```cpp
template <bool DBL>
__global__ void __launch_bounds__(256) k3_sort_w(Ctx c, const uint64_t* __restrict__ items)
{
    __shared__ uint64_t skey[4][W_MAX + 1];
    __shared__ uint32_t sval[4][W_MAX];
    const uint32_t lane = threadIdx.x & 63, wid = threadIdx.x >> 6;
    const uint32_t xs8 = blockIdx.x & 7u, wseg = (gridDim.x >> 3) * 4u, w_in = (blockIdx.x >> 3) * 4u + wid;
    const uint32_t seg0 = c.qseg[xs8], seg1 = c.qseg[xs8 + 1];
    const uint32_t per_w = (seg1 - seg0 + wseg - 1) / wseg;
    const uint32_t ch = per_w >= 64u ? 64u : (per_w ? per_w : 1u);
    for (uint32_t cb = seg0 + w_in * ch; cb < seg1; cb += wseg * ch) {
        const uint32_t cnt = seg1 - cb < ch ? seg1 - cb : ch;
        const uint64_t myitem = lane < cnt ? items[cb + lane] : 0ull;
        const uint32_t msz = lane < cnt ? it_size(myitem) : 0u;
        for (uint32_t done = 0; done < cnt;) {
            const uint32_t sz = (lane >= done && lane < cnt) ? msz : 0u;
            const uint32_t incl = wave_incl_scan_add(sz);
            const bool take = lane >= done && lane < cnt && incl <= 64u;
            const uint32_t ng = (uint32_t)__popcll(__ballot(take));
            const uint32_t off = incl - sz;
            const uint32_t total = (uint32_t)__shfl((int)incl, (int)(done + ng - 1), 64);
            const uint64_t smask = wave_reduce_or64(take ? (1ull << off) : 0ull);
            const bool valid = lane < total;
            const uint64_t upto = lane == 63 ? ~0ull : ((2ull << lane) - 1ull);
            const uint32_t gi = valid ? done + (uint32_t)__popcll(smask & upto) - 1u : done;
            const uint64_t item = shfl64(myitem, gi);
            const uint32_t goff = (uint32_t)__shfl((int)off, (int)gi, 64);
            const uint32_t gstart = valid ? goff : 0u;
            const uint32_t slot = it_slot(item), s = it_start(item), m = it_size(item), par = it_par(item);
            const uint32_t j = valid ? lane - gstart : 0u;
            const uint32_t* sv = (par ? c.scr.V : c.scr.SA) + (uint64_t)slot * c.scr.stride + s;
            const KeySrc ks = key_src(c, slot, par);
            const uint32_t v = ld_nt(sv + j);
            uint32_t ls;
            uint64_t k = elem_key<DBL>(c, ks, slot, s + j, v, ls);
            if (!valid) k = ~0ull;
            uint32_t r = 0;
            if (ng == 1) {
#if STARCH_W_UNROLL
#pragma unroll 4
#endif
                for (uint32_t q = 0; q < total; ++q) {
                    const uint64_t kq = ((uint64_t)(uint32_t)__builtin_amdgcn_readlane((int)(k >> 32), (int)q) << 32) |
                                        (uint32_t)__builtin_amdgcn_readlane((int)(uint32_t)k, (int)q);
                    r += (kq < k || (kq == k && q < j)) ? 1u : 0u;
                }
            } else {
                const uint32_t maxm = wave_reduce_max(valid ? m : 0u);
#if STARCH_W_UNROLL
#pragma unroll 4
#endif
                for (uint32_t q = 0; q < maxm; ++q) {
                    const bool in = valid && q < m;
                    const uint64_t kq = shfl64(k, in ? gstart + q : lane);
                    r += (in && (kq < k || (kq == k && q < j))) ? 1u : 0u;
                }
            }
            wave_sync_lds3();
            if (valid) { skey[wid][gstart + r] = k; sval[wid][gstart + r] = v | (ls << 24); }
            wave_sync_lds3();
            const uint64_t key = valid ? skey[wid][lane] : 0;
            const uint32_t val = valid ? sval[wid][lane] : 0;
            const bool head = valid && (j == 0 || skey[wid][lane - 1] != key);
            const bool end = valid && (j + 1 == m || skey[wid][lane + 1] != key);
            const uint32_t hp = wave_incl_scan_max<uint32_t>(head ? lane : 0u) - gstart;
            asm volatile("s_waitcnt vmcnt(0)" ::: "memory");
// ... 37 lines not shown

template <int NW>
__device__ __forceinline__ void gsync()
{
    if constexpr (NW == 1) wave_sync_lds3();
    else __syncthreads();
}

template <int E>
struct GrpIn {
    uint64_t item;
    KeySrc ks;
    uint32_t v[E];
    uint32_t v0;
    uint64_t kx[E];
    uint32_t ls[E];
    uint64_t k0;
    uint64_t kb[E];
    uint32_t lb[E];
    uint64_t k0b;
    bool one;
};

template <int NW, int E>
__device__ __forceinline__ void grp_load_vals(const Ctx& c, GrpIn<E>& x, bool ok, int wid, int lane)
{
    if (!ok) x.item = mk_item(0, 0, 1, 0, 0);
    const uint32_t slot = it_slot(x.item), s = it_start(x.item), m = it_size(x.item), par = it_par(x.item);
    const uint32_t* sv = (par ? c.scr.V : c.scr.SA) + (uint64_t)slot * c.scr.stride + s;
    x.ks = key_src(c, slot, par);
#pragma unroll
    for (int e = 0; e < E; ++e) {
        const uint32_t i = (uint32_t)(wid * 64 * E + e * 64 + lane);
        x.v[e] = ld_nt(sv + (i < m ? i : 0u));
    }
    x.v0 = sv[0];
}

__device__ __forceinline__ uint32_t pss_rr(const KeySrc& ks, uint32_t r)
{
    const uint32_t rr = r + ks.off;
    return rr >= ks.n ? rr - ks.n : rr;
}
__device__ __forceinline__ uint32_t pss_pr(const KeySrc& ks, uint32_t r) { return r ? r - 1u : ks.n - 1u; }

#ifndef STARCH_DEFER
#define STARCH_DEFER 1
#endif
template <int NW, bool DBL>
constexpr bool defer_keys() { return !DBL && (STARCH_DEFER == 2 || (STARCH_DEFER == 1 && NW == 1)); }

template <int NW, int E, bool DBL>
__device__ __forceinline__ void grp_load_keys(const Ctx& c, GrpIn<E>& x, int wid, int lane)
{
    const uint32_t s = it_start(x.item), m = it_size(x.item), slot = it_slot(x.item);
    if constexpr (!defer_keys<NW, DBL>()) {
#pragma unroll
        for (int e = 0; e < E; ++e) {
            const uint32_t i = (uint32_t)(wid * 64 * E + e * 64 + lane);
            x.kx[e] = elem_key<DBL>(c, x.ks, slot, s + (i < m ? i : 0u), x.v[e], x.ls[e]);
        }
        x.k0 = elem_key<DBL>(x.ks, s, x.v0);
    } else {
        const uint64_t* __restrict__ w = x.ks.pss;
        const uint32_t* __restrict__ w32 = reinterpret_cast<const uint32_t*>(w);
        const uint32_t B = x.ks.B;
        x.one = x.ks.off == 0 && (B == 1 || B == 2 || B == 4 || B == 5 || B == 6 || B == 8);
// ... 120 lines not shown
    constexpr int DB = CAP <= 128 ? 7 : (CAP <= 256 ? 8 : (CAP <= 1024 ? 10 : (CAP == 2048 ? STARCH_M2_DB : 11)));
    constexpr int NBIN = 1 << DB;
    constexpr int T = NW * 64;
    constexpr int BPT = NBIN / T;
#ifndef STARCH_LIM_NUM
#define STARCH_LIM_NUM 256
#endif
#ifndef STARCH_LIM2_NUM
#define STARCH_LIM2_NUM 512
#endif
    constexpr uint32_t LIMIT = STARCH_LIM_NUM / E;
    __shared__ uint64_t xk_all[IPW][CAP];
    __shared__ uint32_t vb_all[IPW][CAP];
    __shared__ uint16_t bst_all[IPW][NBIN + 2];
    constexpr int UR = NBIN > 256 * NW ? NBIN : 256 * NW;
    __shared__ uint32_t ur_all[IPW][UR];
    __shared__ uint32_t sc_all[IPW][NW + 1];
    constexpr int NB2 = NW == 1 ? 256 : 1024;
    constexpr uint32_t LIMIT2 = STARCH_LIM2_NUM / E;
    __shared__ uint32_t c2_all[IPW][NB2 + 1];
    __shared__ uint32_t sc2_all[IPW][NW + 1];
    __shared__ uint64_t red_all[NWV];
    __shared__ uint32_t wmax_all[NWV];
    __shared__ uint32_t flag_all[NWV];
    __shared__ uint32_t tc_all[NW + 1 > 5 ? NW + 1 : 5];
    uint32_t tacc = 0;
    const int tid = threadIdx.x, lane = tid & 63, wave = tid >> 6;
    const int g = wave / NW, wid = wave % NW, w0 = g * NW;
    uint64_t* xk = xk_all[g];
    uint32_t* wcnt = ur_all[g] + wid * 256;
    uint32_t* sc = sc_all[g];
    const uint64_t lt = lanemask_lt();
    constexpr uint32_t NONE = 0xFFFFFFFFu;
    __shared__ uint32_t qs[8];
    __shared__ uint32_t job_sh;
    const uint32_t xs = xcc_id();
    if (!hard_n) load_qsizes_binned(c, qs);
    const uint32_t nwk = gridDim.x * (uint32_t)IPW;
    const uint32_t e_end = hard_n ? *hard_n : 0u;
    WaveQueue<1> wq;
    uint32_t it_s = blockIdx.x * (uint32_t)IPW + (uint32_t)g;
#ifndef STARCH_LDS_DYN
#define STARCH_LDS_DYN 0
#endif
    const uint32_t xs8 = blockIdx.x & 7u;
    const uint32_t s_end = hard_n ? e_end : c.qseg[xs8 + 1];
    const uint32_t s_nwk = hard_n ? nwk : (gridDim.x >> 3) * (uint32_t)IPW;
    if (!hard_n) it_s = c.qseg[xs8] + (blockIdx.x >> 3) * (uint32_t)IPW + (uint32_t)g;
    auto next_item = [&]() -> uint32_t {
        if (hard_n || !STARCH_LDS_DYN) {
            const uint32_t r = it_s < s_end ? it_s : NONE;
            it_s += s_nwk;
            return r;
        }
        if constexpr (NW == 1) {
            return wq.next(c.qhead, qs, c.qseg, xs);
        } else {
            const uint32_t j = wg_pop(c, qs, &job_sh, xs);
            return j == NONE ? NONE : c.qseg[j >> 28] + (j & 0x0FFFFFFFu);
        }
    };
    uint32_t it = next_item();
    uint32_t it1 = it != NONE ? next_item() : NONE;
    GrpIn<E> cur, nxt;
    cur.item = it != NONE ? items[it] : 0ull;
    grp_load_vals<NW, E>(c, cur, it != NONE, wid, lane);
    grp_load_keys<NW, E, DBL>(c, cur, wid, lane);
    nxt.item = it1 != NONE ? items[it1] : 0ull;
    grp_load_vals<NW, E>(c, nxt, it1 != NONE, wid, lane);
#ifdef STARCH_SORT_PROF
    uint64_t pacc[8] = {0, 0, 0, 0, 0, 0, 0, 0};
#endif
    while (it != NONE) {
    SPROF(t0);
    const uint64_t item = cur.item;
    const uint32_t slot = it_slot(item), s = it_start(item), m = it_size(item);
    grp_finish_keys<NW, E, DBL>(cur);
    gsync<NW>();

    uint64_t k[E];
    uint64_t diff = 0;
#pragma unroll
    for (int e = 0; e < E; ++e) {
        const uint32_t i = (uint32_t)(wid * 64 * E + e * 64 + lane);
        if (i < m) {
            diff |= cur.kx[e] ^ cur.k0;
            k[e] = ((cur.kx[e] & KMASK) << IDXB) | i;
            vb_all[g][i] = cur.v[e] | (cur.ls[e] << 24);
        } else {
            k[e] = ~0ull;
        }
    }
    grp_load_keys<NW, E, DBL>(c, nxt, wid, lane);
// ... 1230 lines not shown
            }
            if (n2) {
                bin(c.L.m2, n2, bout);
                hipLaunchKernelGGL((k3_sort_lds<M2W, M2E, D>), gm2, dim3(64 * M2W), 0, st, c, bout, nullptr);
                sstat("M2");
            }
            if (n0) {
                bin(c.L.m0, n0, bout);
#ifdef STARCH_M0_1W
                static const dim3 gm0w = resident(reinterpret_cast<const void*>(&k3_sort_grp<1, 8, D>));
                clear_h();
                hipLaunchKernelGGL((k3_sort_grp<1, 8, D>), gm0w, dim3(256), 0, st, c, bout, c.L.m0);
                hipLaunchKernelGGL((k3_sort_lds<1, 8, D>), dim3(ncu / 2), dim3(256), 0, st, c, c.L.m0, hard_n);
#else
                hipLaunchKernelGGL((k3_sort_lds<4, 2, D>), gm0, dim3(256), 0, st, c, bout, nullptr);
#endif
                sstat("M0");
            }
            if (n1) {
                bin(c.L.m1, n1, bout);
                hipLaunchKernelGGL((k3_sort_lds<4, 4, D>), gm1, dim3(256), 0, st, c, bout, nullptr);
                sstat("M1");
            }
            if (ns) {
                bin(c.L.s, ns, bout);
                clear_h();
                hipLaunchKernelGGL((k3_sort_grp<1, 2, D>), gs, dim3(256), 0, st, c, bout, c.L.s);
                sstat("S");
                hipLaunchKernelGGL((k3_sort_lds<1, 2, D>), dim3(ncu / 2), dim3(256), 0, st, c, c.L.s, hard_n);
                sstat("S-hard");
            }
            if (ns2) {
                bin(c.L.s2, ns2, bout);
#ifdef STARCH_S2_LDS
                static const dim3 gs2l = resident(reinterpret_cast<const void*>(&k3_sort_lds<4, 1, D>));
                hipLaunchKernelGGL((k3_sort_lds<4, 1, D>), gs2l, dim3(256), 0, st, c, bout, nullptr);
                sstat("S2");
#else
                clear_h();
                hipLaunchKernelGGL((k3_sort_grp<1, 4, D>), gs2, dim3(256), 0, st, c, bout, c.L.s2);
                sstat("S2");
                hipLaunchKernelGGL((k3_sort_lds<1, 4, D>), dim3(ncu / 2), dim3(256), 0, st, c, c.L.s2, hard_n);
                sstat("S2-hard");
#endif
            }
            if (nw) {
                bin(c.L.w, nw, bout);
                hipLaunchKernelGGL(k3_sort_w<D>, gw, dim3(256), 0, st, c, bout);
                sstat("W");
            }
        };
        if (c.keysrc) leaf(std::true_type{});
        else leaf(std::false_type{});
        HIP_CHECK(hipGetLastError());
        zero((0x3Full << C_W) | bit(C_M0));
    };

    static const bool direct = [] { const char* e = getenv("STARCH_SCATTER"); return e && !strcmp(e, "direct"); }();
    const bool kgather = bwt_kgather() && scr.KM0 && !direct;
    if (bwt_kmat() && scr.KM0 && !direct) {
        c.keysrc = 1;
        c.kA = scr.KM0;
        c.kB = scr.KM1;
        c.lA = scr.LS0;
        c.lB = scr.LS1;
    }
    {
        const uint32_t maxw = (uint32_t)pss_words(scr.stride);
        hipLaunchKernelGGL(k3_pss, dim3((maxw + 255) / 256, nb), dim3(256), 0, st, c);
        if (wide) {
            hipLaunchKernelGGL(k3_hist<PNB_WIDE>, dim3(MAXT, nb), dim3(PT), 0, st, c);
            hipLaunchKernelGGL(k3_scan<PNB_WIDE>, dim3(nb), dim3(ST), 0, st, c);
        } else {
            hipLaunchKernelGGL(k3_hist<PNB>, dim3(MAXT, nb), dim3(PT), 0, st, c);
            hipLaunchKernelGGL(k3_scan<PNB>, dim3(nb), dim3(ST), 0, st, c);
        }
        uint32_t* head;
// ... 105 lines not shown
```

Measured before the change: 83810.

## Restructure LDS scatter kernel: prefetch next tile, register cursors, packed bin flags

Reworks the k3_scatter_lds kernel. Per-bin cursors now stay in registers, loaded as uint4 rows, instead of in shared cur/tot arrays. A packed ent[] table encodes each bin's base offset together with singleton and large-bucket flags, which removes the tot[] lookups and the cursor-update pass. The next job is popped during the last half-tile and its histogram row and first key words are prefetched before the scatter loop, overlapping the queue pop and loads with current work. Several barriers are dropped, the scatter loop is batched four at a time, and the unused nontemporal and dynamic-queue compile-time options are removed (they defaulted off). The cost is more register pressure and more complex synchronisation.

```diff
diff --git a/starch_amd/csrc/bz2_bwt3.hip b/starch_amd/csrc/bz2_bwt3.hip
--- a/starch_amd/csrc/bz2_bwt3.hip
+++ b/starch_amd/csrc/bz2_bwt3.hip
@@ -132,24 +132,9 @@
     return lane ? (~0ull >> (64 - lane)) : 0ull;
 }
 
-#ifndef STARCH_NT
-#define STARCH_NT 0
-#endif
 #ifndef STARCH_W_UNROLL
 #define STARCH_W_UNROLL 0
 #endif
-template <class T>
-__device__ __forceinline__ T ld_nt(const T* p)
-{
-    if constexpr (STARCH_NT != 0) return __builtin_nontemporal_load(p);
-    else return *p;
-}
-template <class T>
-__device__ __forceinline__ void st_nt(T* p, T v)
-{
-    if constexpr (STARCH_NT != 0) __builtin_nontemporal_store(v, p);
-    else *p = v;
-}
 
 __device__ __forceinline__ void wave_push(uint32_t* ctr, uint64_t* list, bool pred, uint64_t item)
 {
@@ -570,79 +555,137 @@
     constexpr uint32_t SH_HALF = NB == PNB ? PTILE / 2 : PTILE / 4;
     constexpr int SU = (int)(SH_HALF / SCT);
     constexpr int BPT = NB / SCT;
-    __shared__ uint32_t cur[NB], tot[NB], lst[NB + 1];
+    constexpr uint32_t NONE = 0xFFFFFFFFu;
+    constexpr uint32_t PMASK = (1u << RBITS) - 1u;
+    constexpr uint32_t F_ONE = 1u << 30, F_L = 1u << 31;
+    static_assert(BPT % 4 == 0 && BPT * 2 <= 32, "cursor rows load as uint4; two flag bits per owned bin");
+    __shared__ uint32_t lst[NB];
+    __shared__ uint32_t ent[NB];
     __shared__ uint32_t stage[SH_HALF];
-    __shared__ uint8_t stage8[MAT ? 4 : SH_HALF];
-    __shared__ uint32_t scan_sh[SCT / 64 + 1];
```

Action item — State how many lines of the material contain the string "maxm", with no other words.

Answer box — 2